** DATASET RECORDS follows **
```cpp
template <int MODEL> struct ObjTerm;
T2_HD double rician_log_term(float log_y, double log_s2, bool legacy) {
  return legacy ? (double)(log_y - (float)log_s2) : (double)log_y - log_s2;
}
template <> struct ObjTerm<T2FIT_MODEL_GAUSSIAN> {
  double k, t2;
  T2_HD void set(const ObjCtx&, const double* x) { k = x[0]; t2 = x[1]; }
  T2_HD double at(const ObjCtx& c, int i) const {
    const double r = (double)c.sample(i) - k * t2_exp_core(t2_fdiv(-c.P->te[i], t2));
    return r * r;
  }
  T2_HD double finish(const ObjCtx& c, double s) const { return s / c.P->n_te; }
};
template <> struct ObjTerm<T2FIT_MODEL_GAUSSIAN_RICIAN> {
  double k2, t2, s2;
  T2_HD void set(const ObjCtx&, const double* x) { k2 = x[0] * x[0]; t2 = x[1]; s2 = x[2] * x[2]; }
  T2_HD double at(const ObjCtx& c, int i) const {
// ... 692 lines not shown
    T2_UNROLL
    for (int i = 0; i < N; ++i) { fr[i] = iwhere[i] <= 0; nfree += fr[i]; du[i] = 0.0; }
    T2_UNROLL
    for (int i = 0; i < N; ++i) {
      double bz = 0.0;
      T2_UNROLL
      for (int j = 0; j < N; ++j) bz = fma(B[i][j], z[j] - x[j], bz);
      r[i] = fr[i] ? -(g[i] + bz) : 0.0;
    }
    double A[3][3] = {{1, 0, 0}, {0, 1, 0}, {0, 0, 1}};
    T2_UNROLL
    for (int i = 0; i < N; ++i)
      T2_UNROLL
      for (int j = 0; j < N; ++j)
        if (fr[i] && fr[j]) A[i][j] = B[i][j];
    double rr[3] = {r[0], r[1], N == 3 ? r[N - 1] : 0.0};
    if (N == 2) rr[2] = 0.0;
    const double d0 = A[0][0], r0 = t2_fast_rcp(d0);
    const double l10 = A[1][0] * r0, l20 = A[2][0] * r0;
    const double d1 = fma(-l10, A[1][0], A[1][1]), r1 = t2_fast_rcp(d1);
    const double a21 = fma(-l20, A[1][0], A[2][1]);
    const double l21 = a21 * r1;
    const double d2 = fma(-l21, a21, fma(-l20, A[2][0], A[2][2])), r2 = t2_fast_rcp(d2);
    const bool pos_def = (d0 > 0.0) & (d1 > 0.0) & (d2 > 0.0);
    const double y0 = rr[0], y1 = fma(-l10, y0, rr[1]), y2 = fma(-l21, y1, fma(-l20, y0, rr[2]));
    const double u2 = y2 * r2, u1 = fma(-l21, u2, y1 * r1);
    const double u0 = fma(-l20, u2, fma(-l10, u1, y0 * r0));
    du[0] = u0; du[1] = u1;
    if (N == 3) du[N - 1] = u2;
    double xp[N];
    bool projected = false;
    T2_UNROLL
    for (int i = 0; i < N; ++i) {
      xp[i] = z[i];
      const double xk = lb_min(ub[i], lb_max(lb[i], z[i] + du[i]));
      z[i] = fr[i] ? xk : z[i];
      projected = projected | (fr[i] & ((xk == lb[i]) | (xk == ub[i])));
    }
    double ddp = 0.0;
    T2_UNROLL
    for (int i = 0; i < N; ++i) ddp = fma(z[i] - x[i], g[i], ddp);
    if (projected && ddp > 0.0) {
      T2_UNROLL
      for (int i = 0; i < N; ++i) z[i] = xp[i];
      double alpha = 1.0, temp1 = 1.0;
      bool hit[N];
      T2_UNROLL
      for (int i = 0; i < N; ++i) hit[i] = false;
      T2_UNROLL
      for (int i = 0; i < N; ++i) {
        if (fr[i]) {
          const double dk = du[i];
          if (dk < 0.0) {
            const double temp2 = lb[i] - z[i];
            if (temp2 >= 0.0) temp1 = 0.0;
            else if (dk * alpha < temp2) temp1 = t2_fdiv(temp2, dk);
          } else if (dk > 0.0) {
            const double temp2 = ub[i] - z[i];
            if (temp2 <= 0.0) temp1 = 0.0;
            else if (dk * alpha > temp2) temp1 = t2_fdiv(temp2, dk);
          }
          if (temp1 < alpha) {
            alpha = temp1;
            T2_UNROLL
            for (int j = 0; j < N; ++j) hit[j] = j == i;
          }
        }
      }
      if (alpha < 1.0) {
        T2_UNROLL
        for (int i = 0; i < N; ++i)
          if (hit[i]) {
            if (du[i] > 0.0) { z[i] = ub[i]; du[i] = 0.0; }
            else if (du[i] < 0.0) { z[i] = lb[i]; du[i] = 0.0; }
          }
      }
      T2_UNROLL
      for (int i = 0; i < N; ++i)
        if (fr[i]) z[i] = fma(alpha, du[i], z[i]);
    }
    return pos_def;
  }

  T2_HD void init(const double* x0_, const double* lb_, const double* ub_, double* hist_, int hstride_,
                  double* ghist_ = nullptr, int gstride_ = 0) {
    hist = hist_;
    hstride = hstride_;
    ghist = ghist_;
    gstride = gstride_;
    head = 0;
    T2_UNROLL
    for (int i = 0; i < N; ++i) {
      lb[i] = lb_[i];
      ub[i] = ub_[i];
      x[i] = t2_clip(x0_[i], lb[i], ub[i]);
      iwhere[i] = (ub[i] - lb[i] <= 0.0) ? 3 : 0;
    }
    col = 0; nit = 0; nfev = 0; ifun = 0;
    theta = 1.0;
    status = T2FIT_ST_NOT_CONV;
    first = true;
    wn_stale = false;
    T2_UNROLL
    for (int i = 0; i < N; ++i) { z[i] = 0.0; d[i] = 0.0; t[i] = 0.0; r[i] = 0.0; g[i] = 0.0; }
    f = 0.0; fold = 0.0; gd = 0.0; gdold = 0.0; stp = 1.0; stpmx = 1.0; sbgnrm = 0.0;
    ls.task = LS_START; ls.stage = 1; ls.brackt = false;
    ls.ginit = ls.gtest = ls.gx = ls.gy = ls.finit = ls.fx = ls.fy = 0.0;
    ls.stx = ls.sty = ls.stmin = ls.stmax = ls.width = ls.width1 = 0.0;
  }

  enum { GO_BEGIN, GO_TRIAL, GO_FAIL, GO_DONE };

  T2_HD int digest(const ObjCtx& c) {
    const LaneParams& P = *c.P;
    const double epsmch = 2.220446049250313e-16;
    T2_BLK_T0(t_dig)
    const bool was_first = first;
    first = false;
    double gdn = 0.0;
    T2_UNROLL
    for (int i = 0; i < N; ++i) gdn += g[i] * d[i];
    LsState lsn = ls;
    const int task = dcsrch_tests(f, gdn, stp, 0.9, 0.1, 0.0, stpmx, lsn);
    const bool cont = !was_first & (task == LS_FG);
    const bool newit = !was_first & (task != LS_FG);
    double stpn = stp;
    dcsrch_update(f, gdn, stpn, 0.1, 0.0, stpmx, lsn);
    const double sb = projgr(x, g);
    const double tol = P.lbfgsb_tol;
    const int nit1 = nit + 1;
    const bool out_of_budget = (nit1 >= P.maxiter) | (nfev > P.maxfun);
    const bool converged = (sb <= P.gtol) | (!was_first & ((fold - f) <= tol * t2_max3(lb_abs(fold), lb_abs(f), 1.0)));
    double rn[N], dn[N], rr = 0.0;
    T2_UNROLL
    for (int i = 0; i < N; ++i) { rn[i] = g[i] - r[i]; rr += rn[i] * rn[i]; }
    const double dr = (gdn - gdold) * stp, ddum = -gdold * stp;
    T2_UNROLL
    for (int i = 0; i < N; ++i) dn[i] = d[i] * stp;
    const double theta_n = t2_fdiv(rr, dr);
    const double rsy = t2_fast_rsqrt(dr);
    const bool iterate_on = newit & !out_of_budget & !converged;
    const bool store_pair = iterate_on & !(dr <= epsmch * ddum);
    if (!was_first) gd = gdn;
    if (cont) { ls = lsn; stp = stpn; ++ifun; }
    if (!cont && !was_first) ls.task = lsn.task;
    if (was_first || newit) sbgnrm = sb;
    if (newit) {
      nit = nit1;
      if (c.trace && *c.trace_n < c.trace_cap) {
        double* tr = c.trace + 4 * (*c.trace_n)++;
        tr[0] = x[0]; tr[1] = x[1]; tr[2] = N == 3 ? x[N - 1] : 0.0; tr[3] = f;
      }
    }
    if (iterate_on) {
      T2_UNROLL
      for (int i = 0; i < N; ++i) { r[i] = rn[i]; d[i] = dn[i]; }
    }
    if (store_pair) {
      if (col == M) {
        head = (head + 1) % M;
        col = M - 1;
      }
      const int q = slot_of(col);
      store_s(q, dn);
      T2_UNROLL
      for (int i = 0; i < N; ++i) hy(q, i) = rn[i] * rsy;
      ++col;
      theta = theta_n;
    }
    if ((was_first || newit) && converged && !(newit && out_of_budget)) status = T2FIT_ST_CONVERGED;
    const int next_ls = ifun - 1 >= P.maxls ? GO_FAIL : GO_TRIAL;
    const int next_it = (converged | (!was_first & out_of_budget)) ? GO_DONE : GO_BEGIN;
    const int next = cont ? next_ls : next_it;
    T2_BLK_END(c, 0, t_dig)
    set_trial(next == GO_TRIAL);
    return next;
  }

  T2_HD void set_trial(bool on = true) {
    T2_UNROLL
    for (int i = 0; i < N; ++i) {
      const double xt = stp * d[i] + t[i];
      x[i] = on ? (stp == 1.0 ? z[i] : xt) : x[i];
    }
  }
// ... 98 lines not shown
```

Baseline: 1629.

## Streamline wave-workgroup refill: 32-bit offsets, early sample loads, skip scratch zeroing

In the wave-per-workgroup L-BFGS-B path, the refill step now issues the echo sample loads before storing the previous voxel's result, so memory latency overlaps the stores. It uses 32-bit byte offsets for map stores and TE-major sample loads when the volume has fewer than 2^30 voxels, and replaces per-sample finiteness checks with a bitwise max-magnitude test. Solver scratch state is zeroed once per lane rather than on every voxel init, and the refill threshold for non-Rician models drops from 8 to 6. The change depends on the solver never reading stale scratch values between voxels, and adds code paths for the two offset and layout cases.

```diff
diff --git a/fetal_t2mapping_amd/csrc/t2fit_kernels.hip b/fetal_t2mapping_amd/csrc/t2fit_kernels.hip
--- a/fetal_t2mapping_amd/csrc/t2fit_kernels.hip
+++ b/fetal_t2mapping_amd/csrc/t2fit_kernels.hip
@@ -102,9 +102,14 @@
   }
 }
 
-template <bool kExtras = true, bool kEpilogueFollows = false>
+template <bool kOff32> __device__ __forceinline__ float& map_at(float* map, int64_t v) {
+  if constexpr (kOff32) return *reinterpret_cast<float*>(reinterpret_cast<char*>(map) + ((uint32_t)v << 2));
+  else return map[v];
+}
+
+template <bool kExtras = true, bool kEpilogueFollows = false, bool kOff32 = false>
 __device__ __forceinline__ void store_masked(const DevMaps& m, int64_t v) {
-  m.t2[v] = 0.0f; m.k[v] = 0.0f; m.sigma[v] = 0.0f;
+  map_at<kOff32>(m.t2, v) = 0.0f; map_at<kOff32>(m.k, v) = 0.0f; map_at<kOff32>(m.sigma, v) = 0.0f;
   if constexpr (!kEpilogueFollows) m.res[v] = 0.0f;
   if constexpr (!kExtras) return;
   if constexpr (!kEpilogueFollows) {
@@ -129,9 +134,9 @@
   if (m.fund) m.fund[v] = r.fun;
 }
 
-template <bool kExtras = true>
+template <bool kExtras = true, bool kOff32 = false>
 __device__ __forceinline__ void store_fit(const DevMaps& m, int64_t v, const LaneResult& r) {
-  m.k[v] = (float)r.x[0]; m.t2[v] = (float)r.x[1]; m.sigma[v] = (float)r.x[2];
+  map_at<kOff32>(m.k, v) = (float)r.x[0]; map_at<kOff32>(m.t2, v) = (float)r.x[1]; map_at<kOff32>(m.sigma, v) = (float)r.x[2];
   if constexpr (!kExtras) return;
   if (m.fun) m.fun[v] = (float)r.fun;
   if (m.nit) m.nit[v] = r.nit;
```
** End of DATASET RECORDS **
Please return all lines from the records that hold the word "gdold".

SOLUTION:
    f = 0.0; fold = 0.0; gd = 0.0; gdold = 0.0; stp = 1.0; stpmx = 1.0; sbgnrm = 0.0;
    const double dr = (gdn - gdold) * stp, ddum = -gdold * stp;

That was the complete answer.